@@ -1404,13 +1345,13 @@
   L->t = take((size_t)B * 4);
   L->rs = take((size_t)L->nsplit * B * 4);
   L->cnt = take((size_t)L->nsplit * B * 4);
-  L->hits = take((size_t)B * kScHits * 4);
-  L->nhit = take((size_t)B * 4);
   L->Pp = take((size_t)3 * S * d * 2);
   L->PT = take((size_t)3 * d * L->ldpt * 2);
   L->UgT = take((size_t)3 * d * L->ldug * 2);
   L->dbp = take((size_t)L->nblk * S * 4);
   L->pbad = take(64 * 4);
+  L->ldr = L->Bp;
+  L->maskR = take((size_t)(S / 32) * L->ldr * 4);
   L->total = o;
   return true;
 }
@@ -1488,8 +1429,7 @@
   float* t = reinterpret_cast<float*>(st + L.t);
   float* rs_part = reinterpret_cast<float*>(st + L.rs);
   float* cnt_part = reinterpret_cast<float*>(st + L.cnt);
-  int32_t* hits = reinterpret_cast<int32_t*>(st + L.hits);
-  int32_t* nhit = reinterpret_cast<int32_t*>(st + L.nhit);
+  uint32_t* maskR = reinterpret_cast<uint32_t*>(st + L.maskR);
   uint16_t* Pp = reinterpret_cast<uint16_t*>(st + L.Pp);
   uint16_t* PT = reinterpret_cast<uint16_t*>(st + L.PT);
   const PosMask pm = make_pos_mask(user_ids, pos_ptr, pos_items, item2slot);
@@ -1497,26 +1437,28 @@
   if (phases & 1) {
     const int64_t grid = S / 32 + ceil_div(B, 8) + (seq_w ? ceil_div(seq_rows, 32) : 0);
     const ScTScore ts{U, ldu, T, ldt, tbias, tb_stride > 0 ? tb_stride : 1, t, tscore_out};
-    k_sc_prep<false><<<(int)grid, 256, 0, s>>>(P, ldp, S, d, pbias, Pp, PT, L.ldpt, reinterpret_cast<float*>(st + L.pbad),
-                                               pm, mrows, B, hits, nhit, seq_w, seq_rows, row_w, ts, nullptr, 0);
+    k_sc_prep<<<(int)grid, 256, 0, s>>>(P, ldp, S, d, pbias, Pp, PT, L.ldpt, reinterpret_cast<float*>(st + L.pbad), pm,
+                                        mrows, B, seq_w, seq_rows, row_w, ts, maskR, L.ldr);
     ARX_CHECK_LAUNCH();
   }
   if (phases & 2) {
     const int64_t grid = ceil_div(B, 128) * L.nsplit;
-    const size_t lds = (size_t)kScSlots * kScStageBytes + (size_t)L.CW * 4 + (size_t)(L.CW / 32) * 128 * 4;
+    const size_t lds = (size_t)kScSlots * kScStageBytes + (size_t)L.CW * 4 + (size_t)(L.CW / 32) * 256 * 4;
     if (d == 128)
-      k_sc_hinge<128><<<(int)grid, 512, lds, s>>>(B, S, L.CW, U, ldu, t, Pp, pbias, bits, L.ldbits, rs_part, cnt_part);
+      k_sc_hinge<128><<<(int)grid, 512, lds, s>>>(B, S, L.CW, U, ldu, t, Pp, pbias, maskR, L.ldr, mrows, bits, L.ldbits,
+                                                  rs_part, cnt_part);
     else
-      k_sc_hinge<64><<<(int)grid, 512, lds, s>>>(B, S, L.CW, U, ldu, t, Pp, pbias, bits, L.ldbits, rs_part, cnt_part);
+      k_sc_hinge<64><<<(int)grid, 512, lds, s>>>(B, S, L.CW, U, ldu, t, Pp, pbias, maskR, L.ldr, mrows, bits, L.ldbits,
+                                                 rs_part, cnt_part);
     ARX_CHECK_LAUNCH();
   }
   if (phases & 4) {
     ScRows a{rs_part, cnt_part, L.nsplit, bits, L.ldbits, reinterpret_cast<uint32_t*>(st + L.bitsT), L.ldbt, t, U, ldu, T, ldt,
-             P, ldp, pbias, d, gscale, row_w, batch_loss, reinterpret_cast<float*>(st + L.g), dtscore,
+             d, gscale, row_w, batch_loss, reinterpret_cast<float*>(st + L.g), dtscore,
              dtscore_stride > 0 ? dtscore_stride : 1, dU, lddu, dT, lddt, reinterpret_cast<uint16_t*>(st + L.UgT), L.ldug,
-             reinterpret_cast<float*>(st + L.dbp), hits, nhit, reinterpret_cast<const float*>(st + L.pbad)};
-    if (d == 64) k_sc_rows_g<16><<<(int)L.nblk, 512, 0, s>>>(a, pm, mrows, B, S);
-    else k_sc_rows_g<32><<<(int)L.nblk, 512, 0, s>>>(a, pm, mrows, B, S);
+             reinterpret_cast<float*>(st + L.dbp), reinterpret_cast<const float*>(st + L.pbad)};
+    if (d == 64) k_sc_rows_g<16><<<(int)L.nblk, 512, 0, s>>>(a, B, S);
+    else k_sc_rows_g<32><<<(int)L.nblk, 512, 0, s>>>(a, B, S);
     ARX_CHECK_LAUNCH();
   }
   return ARX_OK;
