-              const size_t space = stage - in_stage - sizeof(ListHdr);
-              const size_t take = std::min(cls.size() - done, space / gran * gran / esz);
-              ListHdr H{};
-              H.own_off = own_off(v, k);
-              H.vteam = (uint16_t)v;
-              H.kind = (uint8_t)k;
-              H.team = (uint16_t)t;
-              uint16_t cnt[3] = {0, 0, 0};
-              for (size_t i = done; i < done + take; i++) cnt[cls[i]]++;
-              H.n0 = cnt[0];
-              H.n1 = cnt[1];
-              H.n2 = cnt[2];
-              const size_t hdr_at = S.size();
-              put(&S, &H, sizeof H);
-              put(&S, body.data() + done * esz, take * esz);
-              done += take;
-              (phase == 1 ? P.nlists1 : P.nlists2)++;
-              if (team_first_hdr == (size_t)-1) team_first_hdr = hdr_at;
-              vteam_last_hdr = last_hdr = hdr_at;
+            cls.push_back(0);
+          }
+          while (!kp.clip && (cls.size() & 1)) {
+            Entry x{opp_base(k) + zero_row, 0.0f};
+            put(&body, &x, sizeof x);
+            cls.push_back(0);
+          }
+        } else {
+          size_t i = 0;
+          for (int c = 0; c < 3; c++) {
+            const uint32_t comp = c == 2 ? 4u : 0u;
+            size_t cnt = 0;
+            for (; i < r.size() && r[i].cls == c; i++, cnt++) {
+              Entry x{opp_base(k) + r[i].opp * kRowBytes + comp, (float)r[i].w};
+              put(&body, &x, sizeof x);
+              cls.push_back((uint8_t)c);
+            }
+            if (cnt & 1) {
+              Entry x{opp_base(k) + zero_row + comp, 0.0f};
+              put(&body, &x, sizeof x);
+              cls.push_back((uint8_t)c);
             }
           }
-          if (vteam_last_hdr != (size_t)-1) reinterpret_cast<ListHdr*>(&S[vteam_last_hdr])->flags |= kVteamLast;
         }
-        if (team_first_hdr != (size_t)-1) {
-          reinterpret_cast<ListHdr*>(&S[team_first_hdr])->flags |= kTeamFirst;
-          reinterpret_cast<ListHdr*>(&S[last_hdr])->flags |= kTeamLast;
+        (tau ? P.n2_padded : P.n1_padded) += (long long)cls.size();
+        size_t done = 0;
+        while (done < cls.size()) {
+          size_t in_stage = (S.size() - wstart) % stage;
+          if (stage - in_stage < min_piece) {
+            S.resize(S.size() + (stage - in_stage), 0);
+            in_stage = 0;
+          }
+          const size_t space = stage - in_stage - sizeof(ListHdr);
+          const size_t take = std::min(cls.size() - done, space / gran * gran / esz);
+          ListHdr H{};
+          H.own_off = own_off(v, k);
+          H.vteam = (uint16_t)v;
+          H.kind = (uint8_t)k;
+          H.team = (uint16_t)t;
+          uint16_t cnt[3] = {0, 0, 0};
+          for (size_t i = done; i < done + take; i++) cnt[cls[i]]++;
+          H.n0 = cnt[0];
+          H.n1 = cnt[1];
+          H.n2 = cnt[2];
+          const size_t hdr_at = S.size();
+          put(&S, &H, sizeof H);
+          put(&S, body.data() + done * esz, take * esz);
+          done += take;
+          (tau ? P.nlists2 : P.nlists1)++;
+          if (team_first_hdr == (size_t)-1) team_first_hdr = hdr_at;
+          vteam_last_hdr = last_hdr = hdr_at;
         }
       }
-      wb[w + 1] = (uint32_t)S.size();
-    }
-    if (S.empty()) S.resize(16, 0);
-  }
+      if (vteam_last_hdr != (size_t)-1) reinterpret_cast<ListHdr*>(&S[vteam_last_hdr])->flags |= kVteamLast;
+    }
+    if (team_first_hdr != (size_t)-1 && part != kAwayRates) {
+      reinterpret_cast<ListHdr*>(&S[team_first_hdr])->flags |= kTeamFirst;
+      reinterpret_cast<ListHdr*>(&S[last_hdr])->flags |= kTeamLast;
+    }
+  };
+  for (int w = 0; w < W; w++) {
+    size_t wstart = s1->size();
+    for (int item : it1[w]) put_item(*s1, wstart, item, kHomeRates);
+    (*wbh)[w] = (uint32_t)s1->size();
+    for (int item : it2[w]) put_item(*s1, wstart, item, kAwayRates);
+    (*wb1)[w + 1] = (uint32_t)s1->size();
+    wstart = s2->size();
+    for (int item : it2[w]) put_item(*s2, wstart, item, kTau);
+    (*wb2)[w + 1] = (uint32_t)s2->size();
+  }
+  if (s1->empty()) s1->resize(16, 0);
+  if (s2->empty()) s2->resize(16, 0);
   };
   for (int i = kNumSplits - 1; i >= 1; i--)
-    emit(W << i, &P.more[i - 1].stream1, &P.more[i - 1].stream2, &P.more[i - 1].warp_b1, &P.more[i - 1].warp_b2);
-  emit(W, &P.stream1, &P.stream2, &P.warp_b1, &P.warp_b2);
+    emit(W << i, &P.more[i - 1].stream1, &P.more[i - 1].stream2, &P.more[i - 1].warp_b1, &P.more[i - 1].warp_bh,
+         &P.more[i - 1].warp_b2);
+  emit(W, &P.stream1, &P.stream2, &P.warp_b1, &P.warp_bh, &P.warp_b2);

■ **Assigned task**
Where in the records does the word "ListHdr" appear? Copy each line that holds it.

■ **Response**
-              const size_t space = stage - in_stage - sizeof(ListHdr);
-              ListHdr H{};
-          if (vteam_last_hdr != (size_t)-1) reinterpret_cast<ListHdr*>(&S[vteam_last_hdr])->flags |= kVteamLast;
-          reinterpret_cast<ListHdr*>(&S[team_first_hdr])->flags |= kTeamFirst;
-          reinterpret_cast<ListHdr*>(&S[last_hdr])->flags |= kTeamLast;
+          const size_t space = stage - in_stage - sizeof(ListHdr);
+          ListHdr H{};
+      if (vteam_last_hdr != (size_t)-1) reinterpret_cast<ListHdr*>(&S[vteam_last_hdr])->flags |= kVteamLast;
+      reinterpret_cast<ListHdr*>(&S[team_first_hdr])->flags |= kTeamFirst;
+      reinterpret_cast<ListHdr*>(&S[last_hdr])->flags |= kTeamLast;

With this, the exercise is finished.